@@ -680,16 +718,21 @@
                 }
                 const bool blk_out = blocked_mid && p + 1 < passes;
                 if (p == 0 && !ws)
-                    launch_pass_scatter_src_packed(L, src, pp, n_groups, nxt.w[0], blk_out);
+                    launch_pass_scatter_src_packed(L, src, pp, n_groups, nxt.w[0], blk_out, p == 0 && spec ? &sp : nullptr);
                 else if (blocked_mid)
                     launch_pass_scatter_blocked(L, cur.w[0], pp, n_groups, nxt.w[0], blk_out);
                 else
                     launch_pass_scatter_packed(L, cur.w[0], pp, n_groups, nxt.w[0]);
             } else if (p == 0 && !ws) {
-                launch_pass_scatter_src(L, src, KW, CW, pp, n_groups, nxt, P.aos3 && p + 1 == passes);
+                launch_pass_scatter_src(L, src, KW, CW, pp, n_groups, nxt, P.aos3 && p + 1 == passes, p == 0 && spec ? &sp : nullptr);
             } else {
                 launch_pass_scatter_dense(L, cur, P.NW, pair_word, pp, n_groups, nxt,
                                           P.aos3 && p + 1 == passes);
+            }
+            if (p == 0 && spec) {
+                launch_spec_close(L, sp.cursor, spec_start->as<uint32_t>(), spec_limit->as<uint32_t>(), F, spec_end->as<uint32_t>(),
+                                  off->as<uint32_t>());
+                if (ctx->tune.diag >= 1) spec_report(cursor, spec_limit, spec_start, (uint32_t)bins << 3, n, n_first_out);
             }
             seg_off = off;
             nseg = (uint32_t)bins;
@@ -710,6 +753,23 @@
         if (shape && !shape->prior_bits.empty()) P.pbits.insert(P.pbits.begin(), shape->prior_bits.begin(), shape->prior_bits.end());
         P.n_tuples = n;
         return P;
+    }
+
+    void spec_report(const BufP& cursor, const BufP& limit, const BufP& start, uint32_t nb, uint64_t n, uint64_t n_alloc) {
+        std::vector<unsigned long long> c(nb);
+        std::vector<uint32_t>           lim(nb), st(nb);
+        read_back(c.data(), cursor->p, (size_t)nb * 8);
+        read_back(lim.data(), limit->p, (size_t)nb * 4);
+        read_back(st.data(), start->p, (size_t)nb * 4);
+        double   worst = 0;
+        uint32_t over = 0;
+        for (uint32_t i = 0; i < nb; ++i) {
+            const double used = (double)((uint32_t)c[i] - st[i]), room = (double)(lim[i] - st[i]);
+            if (used > room) ++over;
+            if (room > 0) worst = std::max(worst, used / room);
+        }
+        fprintf(stderr, "[rj diag] speculative pass 1: rows=%llu sub-ranges=%u fullest=%.4f of its capacity, over=%u, room for %llu tuples (+%.3f)\n",
+                (unsigned long long)n, nb, worst, over, (unsigned long long)n_alloc, (double)n_alloc / (double)std::max<uint64_t>(n, 1) - 1.0);
     }
 
     struct Side {
@@ -937,12 +997,34 @@
         BufP     tasks;
         uint32_t max_tasks = 0;
     };
-    CoParts partition_sides(JoinState& st, const JoinSpec& js, uint32_t bits) {
+    CoParts partition_sides(JoinState& st, const JoinSpec& js, uint32_t bits, const BufP* counters = nullptr) {
         CoParts        cp;
         const TupleSrc sb = make_src(st, st.bs(), js), sp = make_src(st, st.ps(), js);
-        cp.B = partition(&sb, nullptr, st.KW, st.bs().CW, bits);
-        cp.P = partition(&sp, nullptr, st.KW, st.ps().CW, bits);
+        uint32_t*      fl = counters ? (*counters)->as<uint32_t>() + 4 : nullptr;
+        cp.B = partition(&sb, nullptr, st.KW, st.bs().CW, bits, 0, false, nullptr, nullptr, nullptr, fl);
+        cp.P = partition(&sp, nullptr, st.KW, st.ps().CW, bits, 0, false, nullptr, nullptr, nullptr, fl ? fl + 1 : nullptr);
         return cp;
+    }
+    int  spec_fallbacks = 0;
+    void repartition_exact(JoinState& st, const JoinSpec& js, uint32_t bits, CoParts& cp, const BufP& counters, bool flag_b,
+                           bool flag_p) {
+        ++spec_fallbacks;
+        if (ctx->tune.diag >= 1)
+            fprintf(stderr, "[rj diag] %s: speculative pass 1 overflowed (build side %d, probe side %d): exact partition again (fallback %d of this plan)\n",
+                    st.kind->name, (int)flag_b, (int)flag_p, spec_fallbacks);
+        if (flag_b) {
+            const TupleSrc sb = make_src(st, st.bs(), js);
+            cp.B = Parted();
+            cp.B = partition(&sb, nullptr, st.KW, st.bs().CW, bits);
+        }
+        if (flag_p) {
+            const TupleSrc sp = make_src(st, st.ps(), js);
+            cp.P = Parted();
+            cp.P = partition(&sp, nullptr, st.KW, st.ps().CW, bits);
+        }
+        RJ_HIP(hipMemsetAsync(counters->as<uint32_t>() + 4, 0, 8, ctx->stream));
+        cp.tasks = BufP();
+        heavy_tasks(cp, counters);
     }
     void heavy_tasks(CoParts& cp, const BufP& counters) {
         cp.max_tasks = (uint32_t)(2 * (cp.P.n_tuples / JN_HEAVY) + 2);
@@ -950,13 +1032,14 @@
         launch_heavy_tasks_zeroed(cp.B, cp.P, cp.tasks, counters, cp.max_tasks);
     }
     CoParts co_partition(JoinState& st, const JoinSpec& js, uint32_t bits, const BufP& counters) {
-        CoParts cp = partition_sides(st, js, bits);
+        CoParts cp = partition_sides(st, js, bits, &counters);
         heavy_tasks(cp, counters);
         return cp;
     }
+    static constexpr size_t COUNTER_BYTES = 32;
     BufP zeroed_counters() {
-        BufP counters = ctx->buf(16);
-        RJ_HIP(hipMemsetAsync(counters->p, 0, 16, ctx->stream));
+        BufP counters = ctx->buf(COUNTER_BYTES);
+        RJ_HIP(hipMemsetAsync(counters->p, 0, COUNTER_BYTES, ctx->stream));
         return counters;
     }
     template <class Params>
@@ -990,9 +1073,11 @@
         std::set<void*> finished;
     };
     template <class LaunchFn>
-    Emitted emit_with_retry(JoinState& st, const BufP& counters, uint64_t cap, LaunchFn&& launch) {
+    Emitted emit_with_retry(JoinState& st, const BufP& counters, uint64_t cap, LaunchFn&& launch,
+                            const std::function<void(bool, bool)>& respec = nullptr) {
         const JoinKind& K = *st.kind;
         Emitted         e;
+        const uint64_t  cap0 = cap;
         e.key_mode = st.need_key_stream ? stream_mode_of(st.is_root, st.KW * 4, true) : ST_NONE;
         for (int attempt = 1;; ++attempt) {
             e.key_stream = e.key_mode != ST_NONE ? ctx->buf(stream_bytes(e.key_mode, cap)) : BufP();
@@ -1003,7 +1088,19 @@
             e.finished.clear();
             finish_paged_streams(st, e, counters, cap);
             unsigned long long h = 0;
-            read_back(&h, counters->p, 8);
+            if (respec) {
+                uint32_t hw[6] = {};
+                read_back(hw, counters->p, sizeof hw);
+                if (hw[4] | hw[5]) {
+                    respec(hw[4] != 0, hw[5] != 0);
+                    cap = cap0;
+                    attempt = 0;
+                    continue;
+                }
+                h = (unsigned long long)hw[0] | ((unsigned long long)hw[1] << 32);
+            } else {
+                read_back(&h, counters->p, 8);
+            }
             e.nrows = h;
             if (e.nrows <= cap) return e;
             if (K.attempts == 1)
@@ -1029,15 +1126,20 @@
             fprintf(stderr, "[rj diag] join build=%llu probe=%llu bits=%u cw=%d/%d\n",
                     (unsigned long long)bs.rel->n, (unsigned long long)ps.rel->n, bits, bs.CW, ps.CW);
         if (broadcast_form(st, js)) return join_finish(st, js, nullptr, bits, root_res);
-        CoParts cp = partition_sides(st, js, bits);
-        return join_finish(st, js, &cp, bits, root_res);
-    }
-
-    Rel join_finish(JoinState& st, const JoinSpec& js, CoParts* cp, uint32_t bits, Result* root_res) {
+        BufP    counters = zeroed_counters();
+        CoParts cp = partition_sides(st, js, bits, &counters);
+        return join_finish(st, js, &cp, bits, root_res, counters);
+    }
+
+    Rel join_finish(JoinState& st, const JoinSpec& js, CoParts* cp, uint32_t bits, Result* root_res,
+                    const BufP& spec_counters = BufP()) {
         Side &    bs = st.bs(), &ps = st.ps();
         const int KW = st.KW;
-        BufP counters = ctx->buf(16);
+        BufP counters = spec_counters ? spec_counters : ctx->buf(COUNTER_BYTES);
         if (cp) heavy_tasks(*cp, counters);
+        std::function<void(bool, bool)> respec;
+        if (cp && spec_counters && (cp->B.spec || cp->P.spec))
+            respec = [&](bool fb, bool fpr) { repartition_exact(st, js, bits, *cp, counters, fb, fpr); };
         plan_carry_streams(st);
         Emitted e = emit_with_retry(st, counters, first_cap(st.cap_hint), [&](const OutStream& key, uint64_t cap) {
             if (!cp) {
@@ -1090,7 +1192,7 @@
                     fprintf(stderr, "[rj diag]   %-16s %6.1f %%  %8.0f cyc/wg\n", names[i],
                             100.0 * hd[i] / tot, (double)hd[i] / PB.NP);
             }
-        });
+        }, respec);
         if (st.vkey && e.nrows) e.nrows = verify_varchar_pairs(st, e.nrows);
         return join_assemble(st, js, e, root_res);
     }
@@ -1131,8 +1233,7 @@
         BufP counters = zeroed_counters();
         fp.out_cursor = counters->as<unsigned long long>();
         CoParts cp;
-        if (!bcast) {
-            cp = co_partition(st, js, bits, counters);
+        auto    bind_parts = [&]() {
             set_heavy(fp, cp, counters, bits);
             fp.Fw = cp.B.w;
             fp.Pw = cp.P.w;
@@ -1140,7 +1241,17 @@
             fp.offP = cp.P.off->as<uint32_t>();
             fp.packP = cp.P.packed ? 1 : 0;
             fp.aosP = cp.P.aos3 ? 1 : 0;
-        }
+        };
+        if (!bcast) {
+            cp = co_partition(st, js, bits, counters);
+            bind_parts();
+        }
+        std::function<void(bool, bool)> respec;
+        if (cp.B.spec || cp.P.spec)
+            respec = [&](bool fb, bool fpr) {
+                repartition_exact(st, js, bits, cp, counters, fb, fpr);
+                bind_parts();
+            };
         Emitted e = emit_with_retry(st, counters, ps.rel->n, [&](const OutStream& key, uint64_t cap) {
             fp.key = key;
             fp.pc = out_stream(ps);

--

■ WHAT THE TASK REQUIRES:
Search the material above for the word "LaunchFn", then copy each line that holds it.

■ YOUR RESPONSE:
     template <class LaunchFn>
-    Emitted emit_with_retry(JoinState& st, const BufP& counters, uint64_t cap, LaunchFn&& launch) {
+    Emitted emit_with_retry(JoinState& st, const BufP& counters, uint64_t cap, LaunchFn&& launch,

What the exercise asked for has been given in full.